Only the lines of the data below from the one with "if (ip != n_prm)" through the one with "int emit_grad(const std::vector<CNode>&" are wanted. Repeat them exactly.

++++++++++

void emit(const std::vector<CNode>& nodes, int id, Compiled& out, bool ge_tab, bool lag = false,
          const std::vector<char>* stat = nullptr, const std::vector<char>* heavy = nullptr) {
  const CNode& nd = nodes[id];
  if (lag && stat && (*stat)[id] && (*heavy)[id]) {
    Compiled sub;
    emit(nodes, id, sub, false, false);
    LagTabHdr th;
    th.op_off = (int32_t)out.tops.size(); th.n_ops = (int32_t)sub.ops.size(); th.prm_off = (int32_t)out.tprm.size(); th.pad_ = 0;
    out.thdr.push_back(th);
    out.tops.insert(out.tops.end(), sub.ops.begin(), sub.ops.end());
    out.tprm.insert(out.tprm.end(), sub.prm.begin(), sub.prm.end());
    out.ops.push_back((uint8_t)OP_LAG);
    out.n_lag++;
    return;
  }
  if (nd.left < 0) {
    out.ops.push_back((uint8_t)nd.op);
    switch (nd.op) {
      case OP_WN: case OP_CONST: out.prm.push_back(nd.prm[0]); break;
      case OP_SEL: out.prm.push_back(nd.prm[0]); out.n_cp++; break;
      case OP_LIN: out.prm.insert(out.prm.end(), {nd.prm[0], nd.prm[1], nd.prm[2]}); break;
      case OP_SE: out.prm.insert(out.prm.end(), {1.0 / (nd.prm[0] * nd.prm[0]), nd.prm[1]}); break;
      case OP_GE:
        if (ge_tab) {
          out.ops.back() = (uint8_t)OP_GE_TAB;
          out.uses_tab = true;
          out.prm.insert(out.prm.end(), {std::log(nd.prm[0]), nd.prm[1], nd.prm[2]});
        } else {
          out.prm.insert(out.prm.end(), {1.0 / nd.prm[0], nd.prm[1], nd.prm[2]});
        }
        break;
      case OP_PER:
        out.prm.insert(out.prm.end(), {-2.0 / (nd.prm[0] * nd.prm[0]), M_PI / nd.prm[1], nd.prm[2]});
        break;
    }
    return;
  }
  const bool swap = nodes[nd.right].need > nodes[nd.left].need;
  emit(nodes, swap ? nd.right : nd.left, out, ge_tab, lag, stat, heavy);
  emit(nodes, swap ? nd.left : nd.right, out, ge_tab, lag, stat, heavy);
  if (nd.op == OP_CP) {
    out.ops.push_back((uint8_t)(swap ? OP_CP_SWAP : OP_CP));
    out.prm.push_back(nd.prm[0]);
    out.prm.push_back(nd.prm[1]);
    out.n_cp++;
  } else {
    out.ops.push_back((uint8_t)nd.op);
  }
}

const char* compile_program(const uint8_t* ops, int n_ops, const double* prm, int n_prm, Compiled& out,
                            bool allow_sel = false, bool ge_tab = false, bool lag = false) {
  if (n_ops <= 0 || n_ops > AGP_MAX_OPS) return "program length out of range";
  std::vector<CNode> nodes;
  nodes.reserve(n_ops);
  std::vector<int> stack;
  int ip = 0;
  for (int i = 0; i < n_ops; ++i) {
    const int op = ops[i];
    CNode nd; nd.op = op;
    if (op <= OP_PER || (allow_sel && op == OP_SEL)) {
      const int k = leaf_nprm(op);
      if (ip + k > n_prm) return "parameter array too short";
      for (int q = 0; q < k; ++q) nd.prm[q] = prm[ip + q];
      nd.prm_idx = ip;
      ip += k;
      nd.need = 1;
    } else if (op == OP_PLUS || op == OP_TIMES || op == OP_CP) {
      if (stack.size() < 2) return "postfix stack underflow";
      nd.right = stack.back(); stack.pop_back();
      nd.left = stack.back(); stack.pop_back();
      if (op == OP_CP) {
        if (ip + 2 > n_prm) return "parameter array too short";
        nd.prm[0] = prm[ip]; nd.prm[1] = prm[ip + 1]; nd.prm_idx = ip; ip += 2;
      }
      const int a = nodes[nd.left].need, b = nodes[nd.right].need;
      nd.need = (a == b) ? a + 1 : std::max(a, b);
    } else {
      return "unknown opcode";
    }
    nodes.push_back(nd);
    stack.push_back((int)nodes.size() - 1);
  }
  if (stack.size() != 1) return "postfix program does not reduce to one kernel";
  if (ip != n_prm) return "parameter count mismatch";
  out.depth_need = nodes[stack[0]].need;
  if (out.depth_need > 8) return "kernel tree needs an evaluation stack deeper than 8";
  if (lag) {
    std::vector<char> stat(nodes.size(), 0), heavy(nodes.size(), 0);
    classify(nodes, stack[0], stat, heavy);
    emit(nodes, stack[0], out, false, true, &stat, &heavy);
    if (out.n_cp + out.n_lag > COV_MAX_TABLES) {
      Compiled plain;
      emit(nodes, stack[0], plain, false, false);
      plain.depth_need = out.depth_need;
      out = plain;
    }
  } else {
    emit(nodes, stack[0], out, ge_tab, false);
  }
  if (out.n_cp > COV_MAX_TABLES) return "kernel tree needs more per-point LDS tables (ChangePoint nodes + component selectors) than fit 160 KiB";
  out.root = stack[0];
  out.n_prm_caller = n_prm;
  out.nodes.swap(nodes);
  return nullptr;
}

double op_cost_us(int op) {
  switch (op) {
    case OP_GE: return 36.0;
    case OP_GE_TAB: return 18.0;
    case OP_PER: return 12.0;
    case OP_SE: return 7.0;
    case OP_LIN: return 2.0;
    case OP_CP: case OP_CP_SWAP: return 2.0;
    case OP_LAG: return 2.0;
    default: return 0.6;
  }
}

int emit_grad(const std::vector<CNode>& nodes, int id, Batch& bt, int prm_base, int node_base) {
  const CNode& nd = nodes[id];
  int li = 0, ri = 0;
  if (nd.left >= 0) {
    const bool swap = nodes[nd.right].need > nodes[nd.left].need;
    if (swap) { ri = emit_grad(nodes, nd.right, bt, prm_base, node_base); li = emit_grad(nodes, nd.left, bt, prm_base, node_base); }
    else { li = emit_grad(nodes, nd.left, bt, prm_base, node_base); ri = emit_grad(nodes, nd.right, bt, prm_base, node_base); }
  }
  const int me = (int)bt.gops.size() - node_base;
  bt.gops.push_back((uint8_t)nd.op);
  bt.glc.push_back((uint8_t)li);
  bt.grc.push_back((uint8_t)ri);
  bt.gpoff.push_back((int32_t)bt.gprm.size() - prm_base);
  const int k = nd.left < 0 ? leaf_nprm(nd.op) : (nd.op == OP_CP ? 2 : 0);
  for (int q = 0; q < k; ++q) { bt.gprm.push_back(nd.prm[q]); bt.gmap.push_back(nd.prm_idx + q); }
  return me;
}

++++++++++

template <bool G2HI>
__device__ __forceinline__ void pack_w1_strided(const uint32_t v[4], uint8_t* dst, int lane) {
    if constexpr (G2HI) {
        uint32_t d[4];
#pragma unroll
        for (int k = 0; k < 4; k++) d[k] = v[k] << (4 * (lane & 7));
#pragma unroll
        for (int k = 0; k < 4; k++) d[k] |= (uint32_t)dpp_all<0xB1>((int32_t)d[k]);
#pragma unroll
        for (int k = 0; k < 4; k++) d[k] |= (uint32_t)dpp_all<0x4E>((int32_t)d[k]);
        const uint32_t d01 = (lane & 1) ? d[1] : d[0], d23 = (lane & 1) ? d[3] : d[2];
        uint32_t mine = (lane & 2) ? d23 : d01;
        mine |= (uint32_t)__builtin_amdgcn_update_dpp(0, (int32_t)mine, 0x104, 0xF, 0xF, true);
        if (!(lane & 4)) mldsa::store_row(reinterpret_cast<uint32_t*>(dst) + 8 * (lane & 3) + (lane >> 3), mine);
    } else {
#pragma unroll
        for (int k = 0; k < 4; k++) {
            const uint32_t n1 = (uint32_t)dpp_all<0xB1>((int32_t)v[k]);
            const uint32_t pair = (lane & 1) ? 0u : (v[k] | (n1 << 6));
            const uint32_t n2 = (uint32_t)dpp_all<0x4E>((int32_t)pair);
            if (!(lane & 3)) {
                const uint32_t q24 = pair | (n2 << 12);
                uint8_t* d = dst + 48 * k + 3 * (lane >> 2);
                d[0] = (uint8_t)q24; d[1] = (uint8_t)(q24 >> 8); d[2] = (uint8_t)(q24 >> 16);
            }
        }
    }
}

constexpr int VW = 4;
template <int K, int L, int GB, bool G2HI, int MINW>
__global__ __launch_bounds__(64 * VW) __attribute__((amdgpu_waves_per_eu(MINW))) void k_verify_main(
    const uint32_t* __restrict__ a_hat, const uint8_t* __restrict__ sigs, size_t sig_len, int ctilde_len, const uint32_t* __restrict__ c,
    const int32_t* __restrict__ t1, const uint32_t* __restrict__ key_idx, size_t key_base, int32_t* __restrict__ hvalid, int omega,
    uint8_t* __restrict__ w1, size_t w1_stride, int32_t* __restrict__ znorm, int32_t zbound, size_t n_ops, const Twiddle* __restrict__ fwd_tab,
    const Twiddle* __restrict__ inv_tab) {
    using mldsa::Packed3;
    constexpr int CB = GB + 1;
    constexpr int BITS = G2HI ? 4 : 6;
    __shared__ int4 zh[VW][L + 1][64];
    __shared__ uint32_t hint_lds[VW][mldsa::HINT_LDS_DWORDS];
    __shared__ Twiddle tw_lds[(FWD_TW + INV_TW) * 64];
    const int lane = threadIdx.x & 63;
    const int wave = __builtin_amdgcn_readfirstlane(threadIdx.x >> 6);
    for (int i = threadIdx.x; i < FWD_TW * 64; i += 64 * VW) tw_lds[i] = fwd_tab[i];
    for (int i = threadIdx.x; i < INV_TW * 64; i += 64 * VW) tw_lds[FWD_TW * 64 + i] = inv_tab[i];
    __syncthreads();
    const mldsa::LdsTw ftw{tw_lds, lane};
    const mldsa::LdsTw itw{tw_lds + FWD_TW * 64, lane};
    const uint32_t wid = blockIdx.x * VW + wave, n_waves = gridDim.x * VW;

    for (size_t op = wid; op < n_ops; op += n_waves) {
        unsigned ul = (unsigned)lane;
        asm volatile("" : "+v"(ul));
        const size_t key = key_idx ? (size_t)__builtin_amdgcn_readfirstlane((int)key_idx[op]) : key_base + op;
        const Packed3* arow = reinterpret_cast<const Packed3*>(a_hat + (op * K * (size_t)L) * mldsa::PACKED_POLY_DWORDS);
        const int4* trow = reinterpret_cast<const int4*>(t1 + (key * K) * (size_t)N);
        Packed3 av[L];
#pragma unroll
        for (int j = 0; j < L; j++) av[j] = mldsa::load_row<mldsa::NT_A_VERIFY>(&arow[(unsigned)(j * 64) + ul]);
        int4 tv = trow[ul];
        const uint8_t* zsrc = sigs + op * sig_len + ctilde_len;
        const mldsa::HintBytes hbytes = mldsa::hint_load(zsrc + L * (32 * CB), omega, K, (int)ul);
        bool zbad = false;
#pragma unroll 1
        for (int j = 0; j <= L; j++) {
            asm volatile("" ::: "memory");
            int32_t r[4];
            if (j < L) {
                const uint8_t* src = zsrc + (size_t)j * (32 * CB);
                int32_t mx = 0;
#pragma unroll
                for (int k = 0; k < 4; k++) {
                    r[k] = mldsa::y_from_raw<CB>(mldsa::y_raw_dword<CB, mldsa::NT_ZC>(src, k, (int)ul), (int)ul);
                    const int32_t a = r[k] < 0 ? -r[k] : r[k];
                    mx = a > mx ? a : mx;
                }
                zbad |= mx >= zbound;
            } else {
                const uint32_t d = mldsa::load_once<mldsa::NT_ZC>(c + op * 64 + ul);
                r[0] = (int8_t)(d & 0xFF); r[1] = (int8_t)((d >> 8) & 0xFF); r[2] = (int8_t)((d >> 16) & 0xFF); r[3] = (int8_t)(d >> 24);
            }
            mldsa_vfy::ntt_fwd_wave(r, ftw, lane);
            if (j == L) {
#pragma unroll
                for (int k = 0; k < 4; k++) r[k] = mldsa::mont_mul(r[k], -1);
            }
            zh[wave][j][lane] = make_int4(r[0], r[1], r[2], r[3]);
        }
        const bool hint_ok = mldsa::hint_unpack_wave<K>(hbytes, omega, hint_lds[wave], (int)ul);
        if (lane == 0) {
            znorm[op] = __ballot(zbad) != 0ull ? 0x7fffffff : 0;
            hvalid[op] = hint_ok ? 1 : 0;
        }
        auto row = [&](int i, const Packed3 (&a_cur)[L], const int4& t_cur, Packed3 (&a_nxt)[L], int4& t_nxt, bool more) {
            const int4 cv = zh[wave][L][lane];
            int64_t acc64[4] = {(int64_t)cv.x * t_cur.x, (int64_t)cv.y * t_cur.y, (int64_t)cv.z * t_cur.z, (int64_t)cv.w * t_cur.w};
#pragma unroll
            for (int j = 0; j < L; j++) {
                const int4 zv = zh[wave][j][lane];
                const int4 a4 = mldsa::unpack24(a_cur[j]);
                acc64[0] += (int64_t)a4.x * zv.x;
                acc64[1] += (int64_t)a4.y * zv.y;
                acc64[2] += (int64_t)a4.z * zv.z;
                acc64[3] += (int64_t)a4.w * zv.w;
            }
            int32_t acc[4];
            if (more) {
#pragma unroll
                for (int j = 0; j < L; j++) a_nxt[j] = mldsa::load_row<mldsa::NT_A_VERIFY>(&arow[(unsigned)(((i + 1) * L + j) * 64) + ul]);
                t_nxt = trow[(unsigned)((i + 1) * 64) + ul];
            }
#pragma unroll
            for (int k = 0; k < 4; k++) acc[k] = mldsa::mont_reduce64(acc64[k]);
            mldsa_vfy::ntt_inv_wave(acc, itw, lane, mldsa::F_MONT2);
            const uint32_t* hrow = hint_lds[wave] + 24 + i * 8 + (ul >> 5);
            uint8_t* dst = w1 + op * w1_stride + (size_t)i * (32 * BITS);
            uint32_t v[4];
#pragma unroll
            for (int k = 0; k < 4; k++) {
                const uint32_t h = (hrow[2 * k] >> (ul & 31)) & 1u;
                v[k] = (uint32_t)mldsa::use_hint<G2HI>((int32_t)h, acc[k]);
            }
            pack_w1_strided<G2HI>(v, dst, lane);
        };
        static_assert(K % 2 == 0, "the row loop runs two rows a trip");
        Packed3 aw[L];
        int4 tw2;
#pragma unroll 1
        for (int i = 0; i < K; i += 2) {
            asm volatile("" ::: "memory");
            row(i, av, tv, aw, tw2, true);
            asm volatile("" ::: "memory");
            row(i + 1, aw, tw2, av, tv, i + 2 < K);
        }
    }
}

++++++++++

### Output
  if (ip != n_prm) return "parameter count mismatch";
  out.depth_need = nodes[stack[0]].need;
  if (out.depth_need > 8) return "kernel tree needs an evaluation stack deeper than 8";
  if (lag) {
    std::vector<char> stat(nodes.size(), 0), heavy(nodes.size(), 0);
    classify(nodes, stack[0], stat, heavy);
    emit(nodes, stack[0], out, false, true, &stat, &heavy);
    if (out.n_cp + out.n_lag > COV_MAX_TABLES) {
      Compiled plain;
      emit(nodes, stack[0], plain, false, false);
      plain.depth_need = out.depth_need;
      out = plain;
    }
  } else {
    emit(nodes, stack[0], out, ge_tab, false);
  }
  if (out.n_cp > COV_MAX_TABLES) return "kernel tree needs more per-point LDS tables (ChangePoint nodes + component selectors) than fit 160 KiB";
  out.root = stack[0];
  out.n_prm_caller = n_prm;
  out.nodes.swap(nodes);
  return nullptr;
}

double op_cost_us(int op) {
  switch (op) {
    case OP_GE: return 36.0;
    case OP_GE_TAB: return 18.0;
    case OP_PER: return 12.0;
    case OP_SE: return 7.0;
    case OP_LIN: return 2.0;
    case OP_CP: case OP_CP_SWAP: return 2.0;
    case OP_LAG: return 2.0;
    default: return 0.6;
  }
}

int emit_grad(const std::vector<CNode>& nodes, int id, Batch& bt, int prm_base, int node_base) {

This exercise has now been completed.